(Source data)

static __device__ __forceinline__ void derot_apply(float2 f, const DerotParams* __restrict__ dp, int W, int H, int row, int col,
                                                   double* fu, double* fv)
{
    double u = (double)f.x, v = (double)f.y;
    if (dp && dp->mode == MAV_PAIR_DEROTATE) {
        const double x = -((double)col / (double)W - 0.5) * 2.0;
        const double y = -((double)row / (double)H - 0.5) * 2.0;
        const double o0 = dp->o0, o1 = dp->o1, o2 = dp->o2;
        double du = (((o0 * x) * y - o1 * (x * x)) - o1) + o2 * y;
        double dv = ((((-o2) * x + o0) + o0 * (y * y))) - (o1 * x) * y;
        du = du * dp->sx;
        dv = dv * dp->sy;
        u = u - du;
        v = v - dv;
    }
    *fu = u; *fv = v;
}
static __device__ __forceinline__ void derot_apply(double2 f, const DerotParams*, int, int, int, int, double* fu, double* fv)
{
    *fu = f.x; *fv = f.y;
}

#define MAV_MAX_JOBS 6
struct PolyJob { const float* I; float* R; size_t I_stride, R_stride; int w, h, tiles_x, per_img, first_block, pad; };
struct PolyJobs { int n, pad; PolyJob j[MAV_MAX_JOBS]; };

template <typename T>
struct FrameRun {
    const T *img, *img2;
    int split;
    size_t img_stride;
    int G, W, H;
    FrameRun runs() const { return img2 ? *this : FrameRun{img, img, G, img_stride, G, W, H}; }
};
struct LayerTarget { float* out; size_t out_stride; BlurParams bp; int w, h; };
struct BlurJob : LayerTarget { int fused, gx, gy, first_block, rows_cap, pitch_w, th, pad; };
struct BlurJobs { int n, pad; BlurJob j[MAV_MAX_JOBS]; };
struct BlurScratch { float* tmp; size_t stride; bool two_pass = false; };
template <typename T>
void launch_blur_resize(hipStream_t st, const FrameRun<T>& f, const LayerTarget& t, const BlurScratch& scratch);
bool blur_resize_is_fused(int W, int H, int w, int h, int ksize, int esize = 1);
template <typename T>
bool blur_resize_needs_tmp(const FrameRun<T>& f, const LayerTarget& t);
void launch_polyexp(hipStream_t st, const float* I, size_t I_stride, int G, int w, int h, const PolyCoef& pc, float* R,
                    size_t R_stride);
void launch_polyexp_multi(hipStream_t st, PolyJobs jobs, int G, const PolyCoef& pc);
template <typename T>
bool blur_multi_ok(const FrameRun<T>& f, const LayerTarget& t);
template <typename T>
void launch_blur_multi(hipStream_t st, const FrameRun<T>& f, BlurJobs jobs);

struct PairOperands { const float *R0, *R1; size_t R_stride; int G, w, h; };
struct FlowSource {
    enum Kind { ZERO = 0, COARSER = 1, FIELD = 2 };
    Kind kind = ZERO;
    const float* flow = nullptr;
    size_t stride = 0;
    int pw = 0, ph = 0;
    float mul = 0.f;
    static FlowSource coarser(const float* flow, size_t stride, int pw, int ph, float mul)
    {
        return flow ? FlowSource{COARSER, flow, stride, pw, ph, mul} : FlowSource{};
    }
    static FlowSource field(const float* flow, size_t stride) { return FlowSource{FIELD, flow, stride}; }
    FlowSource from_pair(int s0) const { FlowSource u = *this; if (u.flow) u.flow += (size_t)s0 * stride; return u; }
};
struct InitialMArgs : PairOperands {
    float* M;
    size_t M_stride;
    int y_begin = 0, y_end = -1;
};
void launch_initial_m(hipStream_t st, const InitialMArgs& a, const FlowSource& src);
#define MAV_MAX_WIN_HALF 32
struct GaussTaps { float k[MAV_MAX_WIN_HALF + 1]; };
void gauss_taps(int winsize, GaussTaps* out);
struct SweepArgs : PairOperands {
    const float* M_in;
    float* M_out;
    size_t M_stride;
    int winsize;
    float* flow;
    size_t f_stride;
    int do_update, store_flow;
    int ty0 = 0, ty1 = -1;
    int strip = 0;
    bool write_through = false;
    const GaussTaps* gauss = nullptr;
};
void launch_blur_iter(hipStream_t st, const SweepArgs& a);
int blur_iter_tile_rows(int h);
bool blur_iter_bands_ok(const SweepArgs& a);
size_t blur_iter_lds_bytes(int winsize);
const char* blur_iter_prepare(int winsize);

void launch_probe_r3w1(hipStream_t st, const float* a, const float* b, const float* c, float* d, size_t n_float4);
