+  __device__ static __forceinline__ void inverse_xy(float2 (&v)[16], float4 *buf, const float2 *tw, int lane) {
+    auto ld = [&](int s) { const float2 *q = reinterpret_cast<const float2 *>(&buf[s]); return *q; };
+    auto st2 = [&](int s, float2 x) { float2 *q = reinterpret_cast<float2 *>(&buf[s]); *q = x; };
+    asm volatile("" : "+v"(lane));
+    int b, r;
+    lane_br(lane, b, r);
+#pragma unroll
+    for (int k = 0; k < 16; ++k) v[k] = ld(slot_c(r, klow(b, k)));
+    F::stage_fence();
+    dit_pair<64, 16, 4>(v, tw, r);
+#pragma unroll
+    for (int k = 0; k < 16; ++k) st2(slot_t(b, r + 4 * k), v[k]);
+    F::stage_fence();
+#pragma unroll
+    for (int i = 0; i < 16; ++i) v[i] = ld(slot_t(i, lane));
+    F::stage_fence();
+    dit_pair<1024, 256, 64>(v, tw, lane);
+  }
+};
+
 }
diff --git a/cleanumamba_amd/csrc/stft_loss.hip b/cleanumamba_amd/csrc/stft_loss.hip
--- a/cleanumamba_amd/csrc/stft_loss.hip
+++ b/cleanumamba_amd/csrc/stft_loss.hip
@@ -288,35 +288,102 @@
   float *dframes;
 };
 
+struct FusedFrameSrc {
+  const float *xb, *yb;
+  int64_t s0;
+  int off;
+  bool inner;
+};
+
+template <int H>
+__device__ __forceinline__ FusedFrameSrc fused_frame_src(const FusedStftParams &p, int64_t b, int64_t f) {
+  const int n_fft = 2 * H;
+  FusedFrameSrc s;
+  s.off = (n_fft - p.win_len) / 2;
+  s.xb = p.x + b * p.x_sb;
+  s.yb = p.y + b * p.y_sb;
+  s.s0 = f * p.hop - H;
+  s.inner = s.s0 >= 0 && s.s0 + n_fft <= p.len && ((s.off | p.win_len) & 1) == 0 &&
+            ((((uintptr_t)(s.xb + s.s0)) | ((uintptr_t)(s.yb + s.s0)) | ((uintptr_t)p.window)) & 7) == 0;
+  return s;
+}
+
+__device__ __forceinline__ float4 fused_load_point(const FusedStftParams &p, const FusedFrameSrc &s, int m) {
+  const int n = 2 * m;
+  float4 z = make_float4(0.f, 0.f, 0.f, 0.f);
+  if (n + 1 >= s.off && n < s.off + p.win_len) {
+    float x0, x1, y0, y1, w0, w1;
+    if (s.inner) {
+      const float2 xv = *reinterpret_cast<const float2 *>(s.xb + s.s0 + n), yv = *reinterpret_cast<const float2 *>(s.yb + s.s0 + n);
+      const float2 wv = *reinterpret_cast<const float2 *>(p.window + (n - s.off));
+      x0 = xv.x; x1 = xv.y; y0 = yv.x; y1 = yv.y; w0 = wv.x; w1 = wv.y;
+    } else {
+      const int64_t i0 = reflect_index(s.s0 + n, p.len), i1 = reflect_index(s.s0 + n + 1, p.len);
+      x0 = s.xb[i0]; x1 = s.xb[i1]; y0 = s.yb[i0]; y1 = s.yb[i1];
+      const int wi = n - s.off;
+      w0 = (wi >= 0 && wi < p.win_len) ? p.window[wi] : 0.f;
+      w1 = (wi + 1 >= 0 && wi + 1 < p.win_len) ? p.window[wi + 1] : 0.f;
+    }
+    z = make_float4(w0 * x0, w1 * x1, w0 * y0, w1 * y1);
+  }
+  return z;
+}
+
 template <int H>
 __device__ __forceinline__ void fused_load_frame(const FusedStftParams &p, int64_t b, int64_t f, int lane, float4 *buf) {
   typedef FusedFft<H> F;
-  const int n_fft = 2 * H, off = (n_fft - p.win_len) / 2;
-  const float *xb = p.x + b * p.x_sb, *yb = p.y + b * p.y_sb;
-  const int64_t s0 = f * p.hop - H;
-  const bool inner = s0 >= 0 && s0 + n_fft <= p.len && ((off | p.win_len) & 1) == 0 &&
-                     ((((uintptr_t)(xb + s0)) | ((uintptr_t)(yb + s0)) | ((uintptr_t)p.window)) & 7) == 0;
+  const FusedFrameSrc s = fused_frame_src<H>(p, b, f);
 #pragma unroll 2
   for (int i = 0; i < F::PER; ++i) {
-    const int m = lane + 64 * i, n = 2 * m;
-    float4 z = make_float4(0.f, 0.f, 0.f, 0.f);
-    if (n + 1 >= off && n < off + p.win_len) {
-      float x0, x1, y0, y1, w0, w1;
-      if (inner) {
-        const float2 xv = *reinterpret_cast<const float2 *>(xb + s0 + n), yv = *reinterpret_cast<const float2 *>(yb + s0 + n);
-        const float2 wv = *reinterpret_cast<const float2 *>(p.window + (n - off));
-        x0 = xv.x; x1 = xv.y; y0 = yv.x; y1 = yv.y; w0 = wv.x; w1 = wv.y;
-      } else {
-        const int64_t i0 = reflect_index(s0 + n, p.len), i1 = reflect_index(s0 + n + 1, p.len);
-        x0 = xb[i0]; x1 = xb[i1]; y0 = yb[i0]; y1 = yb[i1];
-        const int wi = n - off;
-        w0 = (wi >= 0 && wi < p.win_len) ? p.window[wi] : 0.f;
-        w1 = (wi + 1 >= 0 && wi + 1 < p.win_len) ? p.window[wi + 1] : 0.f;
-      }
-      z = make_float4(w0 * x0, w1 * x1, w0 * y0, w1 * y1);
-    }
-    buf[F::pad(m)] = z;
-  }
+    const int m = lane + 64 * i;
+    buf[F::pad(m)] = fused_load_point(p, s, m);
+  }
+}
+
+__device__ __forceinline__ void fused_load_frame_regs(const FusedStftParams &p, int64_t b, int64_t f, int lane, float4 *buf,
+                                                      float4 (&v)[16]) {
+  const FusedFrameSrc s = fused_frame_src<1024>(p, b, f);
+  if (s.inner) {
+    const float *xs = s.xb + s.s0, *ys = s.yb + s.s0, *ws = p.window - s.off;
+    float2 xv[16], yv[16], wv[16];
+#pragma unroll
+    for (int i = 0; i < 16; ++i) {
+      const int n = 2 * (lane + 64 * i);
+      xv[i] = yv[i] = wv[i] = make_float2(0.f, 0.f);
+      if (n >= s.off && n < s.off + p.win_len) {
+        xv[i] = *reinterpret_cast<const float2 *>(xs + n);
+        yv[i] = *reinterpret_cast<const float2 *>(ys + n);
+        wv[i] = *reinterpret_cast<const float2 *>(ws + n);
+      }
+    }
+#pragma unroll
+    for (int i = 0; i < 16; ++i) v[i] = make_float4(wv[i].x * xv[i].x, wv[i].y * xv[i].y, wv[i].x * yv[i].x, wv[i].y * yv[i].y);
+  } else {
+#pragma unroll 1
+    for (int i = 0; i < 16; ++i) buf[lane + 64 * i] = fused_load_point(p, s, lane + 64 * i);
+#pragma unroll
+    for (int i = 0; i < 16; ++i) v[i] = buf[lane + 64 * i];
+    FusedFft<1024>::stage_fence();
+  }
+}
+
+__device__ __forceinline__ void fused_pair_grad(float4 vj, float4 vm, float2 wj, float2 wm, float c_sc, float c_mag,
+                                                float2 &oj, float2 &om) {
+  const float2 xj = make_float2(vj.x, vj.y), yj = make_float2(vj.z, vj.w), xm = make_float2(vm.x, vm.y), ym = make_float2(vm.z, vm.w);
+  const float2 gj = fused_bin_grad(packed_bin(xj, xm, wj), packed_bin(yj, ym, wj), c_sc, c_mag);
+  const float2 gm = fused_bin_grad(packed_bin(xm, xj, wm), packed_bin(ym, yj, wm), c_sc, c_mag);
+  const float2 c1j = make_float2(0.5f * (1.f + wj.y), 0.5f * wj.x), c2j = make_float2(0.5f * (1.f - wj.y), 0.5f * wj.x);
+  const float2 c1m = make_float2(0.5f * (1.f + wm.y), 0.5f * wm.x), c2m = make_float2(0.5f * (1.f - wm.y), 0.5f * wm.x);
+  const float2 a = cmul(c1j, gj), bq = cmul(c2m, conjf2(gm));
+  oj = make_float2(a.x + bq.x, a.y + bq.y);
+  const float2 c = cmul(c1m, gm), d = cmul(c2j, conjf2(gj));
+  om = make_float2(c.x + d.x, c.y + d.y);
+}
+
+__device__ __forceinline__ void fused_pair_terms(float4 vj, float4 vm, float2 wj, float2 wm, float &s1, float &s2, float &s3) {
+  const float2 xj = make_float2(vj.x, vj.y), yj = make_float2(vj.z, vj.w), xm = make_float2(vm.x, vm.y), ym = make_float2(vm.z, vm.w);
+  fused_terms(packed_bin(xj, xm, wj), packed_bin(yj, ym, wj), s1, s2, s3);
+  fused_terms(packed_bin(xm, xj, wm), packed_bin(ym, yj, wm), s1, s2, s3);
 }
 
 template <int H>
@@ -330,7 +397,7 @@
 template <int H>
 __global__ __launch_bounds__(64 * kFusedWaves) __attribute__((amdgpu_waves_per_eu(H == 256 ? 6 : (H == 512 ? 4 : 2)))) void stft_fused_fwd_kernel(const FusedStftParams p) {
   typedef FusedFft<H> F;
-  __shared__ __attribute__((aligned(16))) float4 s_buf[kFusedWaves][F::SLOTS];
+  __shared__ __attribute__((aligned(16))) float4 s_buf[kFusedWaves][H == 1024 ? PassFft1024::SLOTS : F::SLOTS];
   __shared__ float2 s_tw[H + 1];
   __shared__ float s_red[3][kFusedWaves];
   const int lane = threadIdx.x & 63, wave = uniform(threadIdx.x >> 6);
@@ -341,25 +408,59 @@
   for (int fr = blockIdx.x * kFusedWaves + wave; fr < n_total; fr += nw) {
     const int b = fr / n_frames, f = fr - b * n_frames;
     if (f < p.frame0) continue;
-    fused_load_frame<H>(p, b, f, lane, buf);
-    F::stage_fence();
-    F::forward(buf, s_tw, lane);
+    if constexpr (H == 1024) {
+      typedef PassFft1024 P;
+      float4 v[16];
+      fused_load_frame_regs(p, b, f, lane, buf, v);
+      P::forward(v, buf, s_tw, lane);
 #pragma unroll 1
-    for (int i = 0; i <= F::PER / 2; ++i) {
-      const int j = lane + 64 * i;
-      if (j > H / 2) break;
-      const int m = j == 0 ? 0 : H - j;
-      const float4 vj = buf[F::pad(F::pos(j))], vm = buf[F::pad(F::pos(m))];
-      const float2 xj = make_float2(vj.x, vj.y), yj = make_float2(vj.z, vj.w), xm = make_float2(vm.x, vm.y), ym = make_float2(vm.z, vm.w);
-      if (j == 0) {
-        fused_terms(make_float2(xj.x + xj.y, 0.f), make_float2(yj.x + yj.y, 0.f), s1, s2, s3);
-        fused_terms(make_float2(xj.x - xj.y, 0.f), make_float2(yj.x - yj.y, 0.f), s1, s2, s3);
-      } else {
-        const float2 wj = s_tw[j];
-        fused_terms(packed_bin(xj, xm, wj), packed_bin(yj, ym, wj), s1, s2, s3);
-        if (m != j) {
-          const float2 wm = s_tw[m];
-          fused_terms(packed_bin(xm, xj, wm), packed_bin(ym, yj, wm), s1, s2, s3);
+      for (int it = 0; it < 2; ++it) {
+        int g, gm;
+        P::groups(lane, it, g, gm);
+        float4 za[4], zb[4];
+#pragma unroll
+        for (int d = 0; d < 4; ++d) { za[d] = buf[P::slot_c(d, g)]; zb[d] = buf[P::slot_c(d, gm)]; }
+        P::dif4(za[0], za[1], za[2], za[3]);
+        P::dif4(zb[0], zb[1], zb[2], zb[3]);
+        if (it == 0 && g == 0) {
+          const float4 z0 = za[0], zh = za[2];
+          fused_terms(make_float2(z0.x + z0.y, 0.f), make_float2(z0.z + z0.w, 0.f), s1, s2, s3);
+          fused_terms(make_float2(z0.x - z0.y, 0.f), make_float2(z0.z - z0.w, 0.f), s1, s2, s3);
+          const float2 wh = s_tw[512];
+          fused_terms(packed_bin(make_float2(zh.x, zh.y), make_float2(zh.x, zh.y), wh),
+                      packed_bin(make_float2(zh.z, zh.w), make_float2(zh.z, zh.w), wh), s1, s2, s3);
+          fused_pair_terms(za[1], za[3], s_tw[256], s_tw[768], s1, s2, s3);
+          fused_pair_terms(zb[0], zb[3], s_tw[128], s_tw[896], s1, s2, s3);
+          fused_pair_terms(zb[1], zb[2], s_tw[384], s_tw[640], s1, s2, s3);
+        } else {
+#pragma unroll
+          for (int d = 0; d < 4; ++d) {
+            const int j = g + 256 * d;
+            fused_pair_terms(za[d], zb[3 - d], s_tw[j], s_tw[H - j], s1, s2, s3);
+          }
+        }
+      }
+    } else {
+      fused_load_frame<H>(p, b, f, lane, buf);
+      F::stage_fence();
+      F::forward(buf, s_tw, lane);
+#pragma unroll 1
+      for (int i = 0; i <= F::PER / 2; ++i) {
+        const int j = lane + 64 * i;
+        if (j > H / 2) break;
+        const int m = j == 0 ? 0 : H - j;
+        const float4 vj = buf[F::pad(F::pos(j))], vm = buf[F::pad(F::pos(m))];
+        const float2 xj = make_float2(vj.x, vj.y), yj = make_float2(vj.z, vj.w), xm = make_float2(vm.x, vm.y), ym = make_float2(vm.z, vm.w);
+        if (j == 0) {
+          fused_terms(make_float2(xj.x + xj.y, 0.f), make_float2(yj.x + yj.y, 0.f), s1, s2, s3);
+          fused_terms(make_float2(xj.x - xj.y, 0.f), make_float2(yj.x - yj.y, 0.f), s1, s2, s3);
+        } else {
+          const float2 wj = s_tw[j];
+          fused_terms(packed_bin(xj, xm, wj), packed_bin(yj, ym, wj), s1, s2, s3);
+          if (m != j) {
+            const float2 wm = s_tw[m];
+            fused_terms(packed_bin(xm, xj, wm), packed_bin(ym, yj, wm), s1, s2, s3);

◆ YOUR ASSIGNMENT ◆
Only one stretch is wanted, so please give again exactly the lines from the start of the data through the line containing "const double o0", both ends included.

◆ EXPECTED ANSWER ◆
static __device__ __forceinline__ void derot_apply(float2 f, const DerotParams* __restrict__ dp, int W, int H, int row, int col,
                                                   double* fu, double* fv)
{
    double u = (double)f.x, v = (double)f.y;
    if (dp && dp->mode == MAV_PAIR_DEROTATE) {
        const double x = -((double)col / (double)W - 0.5) * 2.0;
        const double y = -((double)row / (double)H - 0.5) * 2.0;
        const double o0 = dp->o0, o1 = dp->o1, o2 = dp->o2;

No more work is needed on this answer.